*EXERCISE AIM*.
Read through the entries below and return each line with the word "upieces".

##### INPUT DATA

+    if (nflag && a.hint && tg == 0 && vblock % a.hint_stride == 0 && !(tmax2 != tmax2) && tmax2 < __builtin_inff())
+        __hip_atomic_fetch_add(a.hint, (unsigned)(nflag * a.hint_stride), __ATOMIC_RELAXED, __HIP_MEMORY_SCOPE_SYSTEM);
+    if (a.stats && tg == 0 && active) {
+        if (G > 1 || !(a.debug & 128)) atomicAdd(&a.stats[0], (unsigned long long)min(kFQ, nq - fb * kFQ));
+        atomicAdd(&a.stats[1], (unsigned long long)nflag);
+        atomicAdd(&a.stats[2], (unsigned long long)S.misc[2]);
+    }
+#pragma unroll
+    for (int g = 0; g < G; g++) {
+        const int nf = FG[g].misc[1];
+        for (int fidx = 0; fidx < nf; fidx++) nn_exhaustive<FMA, G * kBlock>(Qp, T, nt, FG[g].flagged[fidx], od, oi, x_red, x_fi);
+    }
+    GENPC_TLF(5);
+}
+
 int launch_nn_f16(NNArgs &a, int q, int u, int nl, int tight, long long total_blocks, hipStream_t st);
+long long nn_finish_layout(NNArgs &a);
 int launch_nn_finish(NNArgs &a, int nl, int upieces, float kqt, float ktt, float t2min, hipStream_t st);
 int launch_nn_grid(const NNArgs &a, hipStream_t st);
 size_t nn_dedupe_mask_words(int b, int n);
diff --git a/genpc_amd/csrc/nn_f16.hip b/genpc_amd/csrc/nn_f16.hip
--- a/genpc_amd/csrc/nn_f16.hip
+++ b/genpc_amd/csrc/nn_f16.hip
@@ -12,8 +12,14 @@
 __device__ unsigned long long g_timeline[4096 * 8];
 #define GENPC_TL(k) do { if (threadIdx.x == 0 && blockIdx.x < 4096) { g_timeline[blockIdx.x * 8 + (k)] = __builtin_readcyclecounter(); \
     if ((k) == 0) g_timeline[blockIdx.x * 8 + 6] = wall_clock64(); if ((k) == 5) g_timeline[blockIdx.x * 8 + 7] = wall_clock64(); } } while (0)
+__device__ unsigned long long g_timeline_coop[4096 * 8];
+#define GENPC_TLC(k) do { if (threadIdx.x == 0 && blockIdx.x < 4096) g_timeline_coop[blockIdx.x * 8 + (k)] = wall_clock64(); } while (0)
+#define GENPC_TLC_INFO(unit, ok) do { if (blockIdx.x < 4096) { g_timeline_coop[blockIdx.x * 8 + 3] = (unsigned long long)(unit) + 1; \
+    g_timeline_coop[blockIdx.x * 8 + 4] = (unsigned long long)(ok); } } while (0)
 #else
 #define GENPC_TL(k) do {} while (0)
+#define GENPC_TLC(k) do {} while (0)
+#define GENPC_TLC_INFO(unit, ok) do {} while (0)
 #endif
 constexpr int kHTile = 1024;
 constexpr double kQTh = 30.0, kTTh = 15.0;
@@ -37,7 +43,9 @@
     return __builtin_ldexpf(1.0f, 11 - e);
 }
 
-template <int Q, int U, int NL, int W, int HT, int WV>
+constexpr unsigned long long kCoopWaitTicks = 2000;
+
+template <int Q, int U, int NL, int W, int HT, int WV, int FMA>
 __global__ __launch_bounds__(WV * kWave, W) void nn_f16_kernel(NNArgs a)
 {
     constexpr int kThreads = WV * kWave;
@@ -46,6 +54,8 @@
     constexpr int kRows = HT + 64;
     __shared__ uint4 plane[2][kRows];
     __shared__ float s_red[WV];
+    __shared__ int s_coop;
+    const bool coop = WV == 8 && a.run_done != nullptr;
     GENPC_TL(0);
     const int lane = threadIdx.x & (kWave - 1);
     const int wave = threadIdx.x >> 6;
@@ -224,7 +234,7 @@
     }
 
     GENPC_TL(4);
-    if (qb == 0) {
+    if (qb == 0 || coop) {
         if (nf != nf) tmax2 = __builtin_inff();
 #pragma unroll
         for (int o = 32; o >= 1; o >>= 1) tmax2 = fmaxf(tmax2, __shfl_xor(tmax2, o));
@@ -234,7 +244,9 @@
         float tm = s_red[0];
 #pragma unroll
         for (int w2 = 1; w2 < WV; w2++) tm = fmaxf(tm, s_red[w2]);
-        if (threadIdx.x == 0) D.tmaxp[(size_t)batch * D.slices + slice] = tm;
+        if (threadIdx.x == 0 && qb == 0) D.tmaxp[(size_t)batch * D.slices + slice] = tm;
+        if (threadIdx.x == 0 && coop)
+            __hip_atomic_store(D.tmaxu + ((size_t)batch * D.qblocks + qb) * D.slices + slice, tm, __ATOMIC_RELAXED, __HIP_MEMORY_SCOPE_AGENT);
     }
 
     const size_t bnq = (size_t)a.b * nq;
@@ -257,12 +269,70 @@
                 unsigned long long *p = P + (size_t)(slice * NL + n) * 2 * bnq + j;
                 const unsigned code2 = list_enc(f.a1, f.a2);
                 const unsigned code3 = list_enc(list_dec(f.a1, code2), f.a3);
-                p[0] = ((unsigned long long)__float_as_uint(f.a1) << 32) | (unsigned)f.c1;
-                p[bnq] = ((unsigned long long)((code2 << 16) | code3) << 32) | (unsigned)f.c2;
+                const unsigned long long v0 = ((unsigned long long)__float_as_uint(f.a1) << 32) | (unsigned)f.c1;
+                const unsigned long long v1 = ((unsigned long long)((code2 << 16) | code3) << 32) | (unsigned)f.c2;
+                if (WV == 8) {
+                    __hip_atomic_store(p, v0, __ATOMIC_RELAXED, __HIP_MEMORY_SCOPE_AGENT);
+                    __hip_atomic_store(p + bnq, v1, __ATOMIC_RELAXED, __HIP_MEMORY_SCOPE_AGENT);
+                } else {
+                    p[0] = v0;
+                    p[bnq] = v1;
+                }
             }
         }
     }
     GENPC_TL(5);
+
+    if constexpr (WV == 8) {
+        if (coop) {
+            const int unit = D.unit_begin + batch * D.qblocks + qb;
+            asm volatile("s_waitcnt vmcnt(0)" ::: "memory");
+            __syncthreads();
+            if (threadIdx.x == 0) {
+                int *cnt = a.arrive + unit;
+                GENPC_TLC(0);
+                __hip_atomic_fetch_add(cnt, 1, __ATOMIC_RELAXED, __HIP_MEMORY_SCOPE_AGENT);
+                int ok = 0;
+                if (!(a.debug & 64)) {
+                    const unsigned long long w0 = wall_clock64();
+                    for (;;) {
+                        if (__hip_atomic_load(cnt, __ATOMIC_RELAXED, __HIP_MEMORY_SCOPE_AGENT) == D.slices) { ok = 1; break; }
+                        if (wall_clock64() - w0 > kCoopWaitTicks) break;
+                        __builtin_amdgcn_s_sleep(4);
+                    }
+                }
+                s_coop = ok;
+                GENPC_TLC(1);
+                GENPC_TLC_INFO(unit, ok);
+            }
+            __syncthreads();
+            if (s_coop) {
+                static_assert(2 * sizeof(FinishGroup) + 16 * sizeof(float) <= sizeof(plane), "finish state must fit the staging planes");
+                FinishGroup *FG = reinterpret_cast<FinishGroup *>(&plane[0][0]);
+                float *x_red = reinterpret_cast<float *>(FG + 2);
+                int *x_fi = reinterpret_cast<int *>(x_red + 8);
+                const int fblocks = (nq + kFQ - 1) / kFQ;
+                const int group = threadIdx.x / kBlock;
+                const float *tmaxv = D.tmaxu + ((size_t)batch * D.qblocks + qb) * D.slices;
+                for (int r = slice; r < kRunsPerUnit / 2 && (qb * kRunsPerUnit + 2 * r) * kFQ < nq; r += D.slices) {
+                    const int fb = qb * kRunsPerUnit + 2 * r + group;
+                    const bool active = fb < fblocks;
+                    nn_finish_body<FMA, 2>(a, D, batch, fb, active, FG, x_red, x_fi, tmaxv, D.slices, D.fin_begin + batch * fblocks + fb,
+                                           NL, U, (float)kQTh, (float)kTTh, 0.0f);
+                    __syncthreads();
+                    if (active && (threadIdx.x & (kBlock - 1)) == 0) a.run_done[(size_t)unit * kRunsPerUnit + 2 * r + group] = 1;
+                }
+            }
+            GENPC_TLC(2);
+            if (threadIdx.x == 0) {
+                int *sd = a.sib_done + unit;
+                if (__hip_atomic_fetch_add(sd, 1, __ATOMIC_RELAXED, __HIP_MEMORY_SCOPE_AGENT) == D.slices - 1) {
+                    __hip_atomic_store(a.arrive + unit, 0, __ATOMIC_RELAXED, __HIP_MEMORY_SCOPE_AGENT);
+                    __hip_atomic_store(sd, 0, __ATOMIC_RELAXED, __HIP_MEMORY_SCOPE_AGENT);
+                }
+            }
+        }
+    }
 }
 
 template <int Q, int NL>
@@ -275,21 +345,26 @@
     } while (0)
     const bool big = Q == 4 && tight != 1 && a.slice_len > kHTile;
     if (Q == 4 && tight == 2) {
-        if (u == 2) NN_F16_LAUNCH((nn_f16_kernel<4, 2, NL, 1, 2 * kHTile, 8>), dim3(blocks), dim3(8 * kWave));
-        else NN_F16_LAUNCH((nn_f16_kernel<4, 4, NL, 1, 2 * kHTile, 8>), dim3(blocks), dim3(8 * kWave));
+        if (a.fma) {
+            if (u == 2) NN_F16_LAUNCH((nn_f16_kernel<4, 2, NL, 1, 2 * kHTile, 8, 1>), dim3(blocks), dim3(8 * kWave));
+            else NN_F16_LAUNCH((nn_f16_kernel<4, 4, NL, 1, 2 * kHTile, 8, 1>), dim3(blocks), dim3(8 * kWave));
+        } else {
+            if (u == 2) NN_F16_LAUNCH((nn_f16_kernel<4, 2, NL, 1, 2 * kHTile, 8, 0>), dim3(blocks), dim3(8 * kWave));
+            else NN_F16_LAUNCH((nn_f16_kernel<4, 4, NL, 1, 2 * kHTile, 8, 0>), dim3(blocks), dim3(8 * kWave));
+        }
         return;
     }
     if (big) {
-        if (u == 2) NN_F16_LAUNCH((nn_f16_kernel<4, 2, NL, 2, 2 * kHTile, 4>), dim3(blocks), dim3(kBlock));
-        else NN_F16_LAUNCH((nn_f16_kernel<4, 4, NL, 2, 2 * kHTile, 4>), dim3(blocks), dim3(kBlock));
+        if (u == 2) NN_F16_LAUNCH((nn_f16_kernel<4, 2, NL, 2, 2 * kHTile, 4, 0>), dim3(blocks), dim3(kBlock));
+        else NN_F16_LAUNCH((nn_f16_kernel<4, 4, NL, 2, 2 * kHTile, 4, 0>), dim3(blocks), dim3(kBlock));
         return;
     }
     if (u == 2) {
-        if (tight) NN_F16_LAUNCH((nn_f16_kernel<Q, 2, NL, (Q == 4 ? 3 : 4), kHTile, 4>), dim3(blocks), dim3(kBlock));
-        else NN_F16_LAUNCH((nn_f16_kernel<Q, 2, NL, (Q == 4 ? 2 : 4), kHTile, 4>), dim3(blocks), dim3(kBlock));
+        if (tight) NN_F16_LAUNCH((nn_f16_kernel<Q, 2, NL, (Q == 4 ? 3 : 4), kHTile, 4, 0>), dim3(blocks), dim3(kBlock));
+        else NN_F16_LAUNCH((nn_f16_kernel<Q, 2, NL, (Q == 4 ? 2 : 4), kHTile, 4, 0>), dim3(blocks), dim3(kBlock));
     } else {
-        if (tight) NN_F16_LAUNCH((nn_f16_kernel<Q, 4, NL, (Q == 4 ? 3 : 4), kHTile, 4>), dim3(blocks), dim3(kBlock));
-        else NN_F16_LAUNCH((nn_f16_kernel<Q, 4, NL, (Q == 4 ? 2 : 4), kHTile, 4>), dim3(blocks), dim3(kBlock));
+        if (tight) NN_F16_LAUNCH((nn_f16_kernel<Q, 4, NL, (Q == 4 ? 3 : 4), kHTile, 4, 0>), dim3(blocks), dim3(kBlock));
+        else NN_F16_LAUNCH((nn_f16_kernel<Q, 4, NL, (Q == 4 ? 2 : 4), kHTile, 4, 0>), dim3(blocks), dim3(kBlock));
     }
 #undef NN_F16_LAUNCH
 }
@@ -306,10 +381,21 @@
         off_t[d] = bytes;
         bytes += ((size_t)a.b * a.dir[d].ntmax * sizeof(float) + 255) & ~(size_t)255;
     }
+    size_t off_u[2] = {0, 0};
+    if (a.run_done) {
+        for (int d = 0; d < a.ndir; d++) {
+            off_u[d] = bytes;
+            bytes += ((size_t)a.b * a.dir[d].qblocks * a.dir[d].slices * sizeof(float) + 255) & ~(size_t)255;
+        }
+    }
     char *ws = (char *)workspace(9, bytes, st);
     if (!ws) return 0;
-    for (int d = 0; d < a.ndir; d++) a.dir[d].tmaxp = (float *)(ws + off_t[d]);
+    for (int d = 0; d < a.ndir; d++) {
+        a.dir[d].tmaxp = (float *)(ws + off_t[d]);
+        a.dir[d].tmaxu = a.run_done ? (float *)(ws + off_u[d]) : nullptr;
+    }
     const int blocks = (int)total_blocks;
+    if (nn_finish_layout(a) <= 0) return 0;
     hipEvent_t pe0 = nullptr, pe1 = nullptr;
     if (g_prof_on) {
         if (!g_prof_e0) { (void)hipEventCreate(&g_prof_e0); (void)hipEventCreate(&g_prof_e1); }
@@ -334,6 +420,10 @@
 {
     return hipMemcpyFromSymbol(out, HIP_SYMBOL(genpc::g_timeline), sizeof(unsigned long long) * 4096 * 8) == hipSuccess;
 }
+extern "C" __attribute__((visibility("default"))) int genpc_nn_timeline_read_coop(unsigned long long *out)
+{
+    return hipMemcpyFromSymbol(out, HIP_SYMBOL(genpc::g_timeline_coop), sizeof(unsigned long long) * 4096 * 8) == hipSuccess;
+}
 #endif
 
 GENPC_API float genpc_nn_profile(int enable)
diff --git a/genpc_amd/csrc/nn_finish.hip b/genpc_amd/csrc/nn_finish.hip
--- a/genpc_amd/csrc/nn_finish.hip
+++ b/genpc_amd/csrc/nn_finish.hip
@@ -1,207 +1,38 @@
+#ifdef GENPC_NN_TIMELINE
+namespace genpc { __device__ unsigned long long g_timeline_fin[4096 * 8]; }
+#define GENPC_TLF(k) do { if (threadIdx.x == 0 && blockIdx.x < 4096) g_timeline_fin[blockIdx.x * 8 + (k)] = __builtin_readcyclecounter(); } while (0)
+#endif
 #include "nn.h"
 
 namespace genpc {
 
-#ifdef GENPC_NN_TIMELINE
-__device__ unsigned long long g_timeline_fin[4096 * 8];
-#define GENPC_TLF(k) do { if (threadIdx.x == 0 && blockIdx.x < 4096) g_timeline_fin[blockIdx.x * 8 + (k)] = __builtin_readcyclecounter(); } while (0)
-#else
-#define GENPC_TLF(k) do {} while (0)
-#endif
-
-constexpr int kFQ = 64;
-constexpr int kFWork = 2048;
-
 template <int FMA>
 __global__ __launch_bounds__(kBlock) void nn_finish_kernel(NNArgs a, int nl, int upieces, float kqt, float ktt, float t2min)
 {
-    __shared__ unsigned long long s_best[kFQ];
-    __shared__ float4 s_q[kFQ];
-    __shared__ float s_a[4][kFQ];
-    __shared__ int s_c[4][kFQ];
-    __shared__ int s_qflag[kFQ];
-    __shared__ int s_flagged[kFQ];
-    __shared__ unsigned s_work[kFWork];
+    __shared__ FinishGroup s_group;
     __shared__ float s_red[kWavesPerBlock];
     __shared__ int s_fi[kWavesPerBlock];
-    __shared__ int s_misc[3];
     GENPC_TLF(0);
-    const int lane = threadIdx.x & (kWave - 1), wave = threadIdx.x >> 6;
     int bid = blockIdx.x;
     const int d = (a.ndir > 1 && bid >= a.dir[1].fin_begin) ? 1 : 0;
     const NNDir &D = a.dir[d];
     bid -= D.fin_begin;
-    const int nq = D.nq, nt = D.nt;
-    const int fblocks = (nq + kFQ - 1) / kFQ;
+    const int fblocks = (D.nq + kFQ - 1) / kFQ;
     const int batch = bid / fblocks, fb = bid % fblocks;
-    const float *__restrict__ Qp = D.q + (size_t)batch * nq * 3;
-    const float *__restrict__ T = D.t + (size_t)batch * nt * 3;
-    float *__restrict__ od = D.out_d + (size_t)batch * nq;
-    int *__restrict__ oi = D.out_i + (size_t)batch * nq;
-    const size_t bnq = (size_t)a.b * nq;
-    const unsigned long long *P = D.part + (size_t)batch * nq;
-    const int nlists = D.slices * nl;
-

##########

*WORKED SOLUTION*.
 int launch_nn_finish(NNArgs &a, int nl, int upieces, float kqt, float ktt, float t2min, hipStream_t st);
 __global__ __launch_bounds__(kBlock) void nn_finish_kernel(NNArgs a, int nl, int upieces, float kqt, float ktt, float t2min)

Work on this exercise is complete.